La crise économique devant nous...

La croissance devrait baisser. Aux États-Unis d’abord, puis dans tous les pays capitalistes développés, transformant le contexte général. La croissance mondiale, quoiqu’en disent les institutions internationales – le FMI en particulier – s’orientera à la baisse. La récession devient l’horizon de l’économie américaine... Et comme elle est économie dominante...
À suivre...

P.-S.

Article paru dans l’École émancipée, n° 7, septembre-octobre 2007, p. 6.

Notes

[1Les titres, terme générique, recouvrent une multitude de produits financiers.
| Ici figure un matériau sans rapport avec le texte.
static void rec_finish(bbocr_ctx* c, RecRun& run, std::vector<std::vector<int>>& texts, std::vector<double>& confs) {
    const size_t rows = run.rows;
    if (rows == 0) return;
    const size_t rows_pad = align_up(rows, 256);
    auto t0 = clk::now();
    rec_seq_tiles(c, run);
    {
        std::vector<int>& tiles = run.tiles;
        const size_t nt = tiles.size() / 4;
        std::vector<size_t> perm(nt);
        for (size_t i = 0; i < nt; ++i) perm[i] = i;
        std::stable_sort(perm.begin(), perm.end(), [&](size_t x, size_t y) { return tiles[x * 4 + 2] > tiles[y * 4 + 2]; });
        std::vector<int> t2(tiles.size());
        for (size_t i = 0; i < nt; ++i) memcpy(&t2[i * 4], &tiles[perm[i] * 4], 16);
        tiles.swap(t2);
    }
    const std::vector<int>&tiles = run.tiles, &seqs = run.seqs;
    const int ntiles = (int)(tiles.size() / 4), nseq = (int)(seqs.size() / 2);
    c->seq_logits.ensure(rows_pad * 112 * 4);
    c->seq_tables.ensure((tiles.size() + seqs.size()) * 4);
    int* tiles_dev = (int*)c->seq_tables.p;
    int* seqs_dev = tiles_dev + tiles.size();
    const int route = ctc_route(c->beam_width, 97, seqs.data(), nseq);
    ctc_size(c, rows, nseq, 112, route);
    const size_t oo_off = align_up(rows * 4, 16);
    const size_t bi_off = align_up(oo_off + (size_t)nseq * sizeof(CtcOut), 16), bl_off = bi_off + align_up(rows * 4, 16);
    c->ctc_pin.ensure(route == CTC_BEAM_DEVICE ? bl_off + (size_t)nseq * 4 : bi_off);
    const int* oidx = (const int*)c->ctc_pin.p;
    const CtcOut* oo = (const CtcOut*)((const char*)c->ctc_pin.p + oo_off);
    const int* bidx = (const int*)((const char*)c->ctc_pin.p + bi_off);
    const int* blen = (const int*)((const char*)c->ctc_pin.p + bl_off);
    std::vector<float> probs(route == CTC_BEAM_HOST ? rows * 112 : 0);
    std::vector<std::vector<int>> beam_texts;
    if (!c->seq_t1) { HIPCHK(hipEventCreate(&c->seq_t1)); HIPCHK(hipEventCreate(&c->seq_t2)); }
    {
        hipStream_t ss = (c->seq_stream && c->feat_ev) ? c->seq_stream : c->stream;
        std::unique_lock<std::mutex> enq;
        if (ss == c->stream) enq = std::unique_lock<std::mutex>(c->root->enq_mu);
        else HIPCHK(hipStreamWaitEvent(ss, c->feat_ev, 0));
        c->cur = ss;
        struct Restore { bbocr_ctx* c; ~Restore() { c->cur = c->stream; } } restore{c};
        HIPCHK(hipMemcpyAsync(tiles_dev, tiles.data(), tiles.size() * 4, hipMemcpyHostToDevice, ss));
        HIPCHK(hipMemcpyAsync(seqs_dev, seqs.data(), seqs.size() * 4, hipMemcpyHostToDevice, ss));
        crnn_sequence(c, rows, rows_pad, tiles_dev, ntiles, seqs_dev, nseq, (float*)c->seq_logits.p);
        HIPCHK(hipEventRecord(c->seq_t1, ss));
        HIPCHK(launch_ctc((const float*)c->seq_logits.p, rows, 97, 112, seqs_dev, nseq, (int*)c->ctc_idx.p, (float*)c->ctc_pmax.p,
                          (int*)c->ctc_out_idx.p, (CtcOut*)c->ctc_out.p, ss, c->ignore_mask, route != CTC_GREEDY ? (float*)c->ctc_probs.p : nullptr));
        if (route != CTC_BEAM_DEVICE) HIPCHK(hipMemcpyAsync(c->ctc_pin.p, c->ctc_out_idx.p, rows * 4, hipMemcpyDeviceToHost, ss));
        HIPCHK(hipMemcpyAsync((char*)c->ctc_pin.p + oo_off, c->ctc_out.p, (size_t)nseq * sizeof(CtcOut), hipMemcpyDeviceToHost, ss));
        if (route == CTC_BEAM_DEVICE) {
            int max_T = 0;
            for (int i = 0; i < nseq; ++i) max_T = std::max(max_T, seqs[2 * i + 1]);
            HIPCHK(launch_ctc_beam((const float*)c->ctc_probs.p, rows, 97, 112, seqs_dev, nseq, max_T, c->beam_width, (int*)c->ctc_beam_idx.p,
                                   (int*)c->ctc_beam_len.p, ss));
            HIPCHK(hipMemcpyAsync((char*)c->ctc_pin.p + bi_off, c->ctc_beam_idx.p, rows * 4, hipMemcpyDeviceToHost, ss));
            HIPCHK(hipMemcpyAsync((char*)c->ctc_pin.p + bl_off, c->ctc_beam_len.p, (size_t)nseq * 4, hipMemcpyDeviceToHost, ss));
        } else if (route == CTC_BEAM_HOST) {
            HIPCHK(hipMemcpyAsync(probs.data(), c->ctc_probs.p, probs.size() * sizeof(float), hipMemcpyDeviceToHost, ss));
        }
        HIPCHK(hipEventRecord(c->seq_t2, ss));
    }
    HIPCHK(hipEventSynchronize(c->seq_t2));
    float ctc_ms = 0.f;
    HIPCHK(hipEventElapsedTime(&ctc_ms, c->seq_t1, c->seq_t2));
    c->times[4] += (float)ms_since(t0) - ctc_ms;
    c->times[5] += ctc_ms;
    t0 = clk::now();
    if (route == CTC_BEAM_HOST) ctc_beam_search_batch(probs.data(), seqs.data(), nseq, 97, 112, c->beam_width, beam_texts, &host_pool(c));
    for (int i = 0; i < nseq; ++i) {
        const int k = run.seq_k[i];
        if (route == CTC_BEAM_HOST) confs[k] = ctc_decode(oo[i], beam_texts[i].data(), (int)beam_texts[i].size(), texts[k]);
        else if (route == CTC_BEAM_DEVICE) confs[k] = ctc_decode(oo[i], bidx + seqs[2 * i], std::clamp(blen[i], 0, seqs[2 * i + 1]), texts[k]);
        else confs[k] = ctc_decode(oo[i], oidx + seqs[2 * i], oo[i].len, texts[k]);
    }
    c->times[5] += (float)ms_since(t0);
}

Les plus connus sont les actions (des parts de capital des firmes) et les obligations (des parts d’emprunt). Ces deux titres particuliers sont côtés dans les Bourses de valeurs, celles dont on parle le plus.

[2Ces opérations de cautionnement, de conseils ou d’assurances sont appelées « hors bilan » : les banques ne les intègrent pas dans leur compte... Elles ne sont pas transparentes.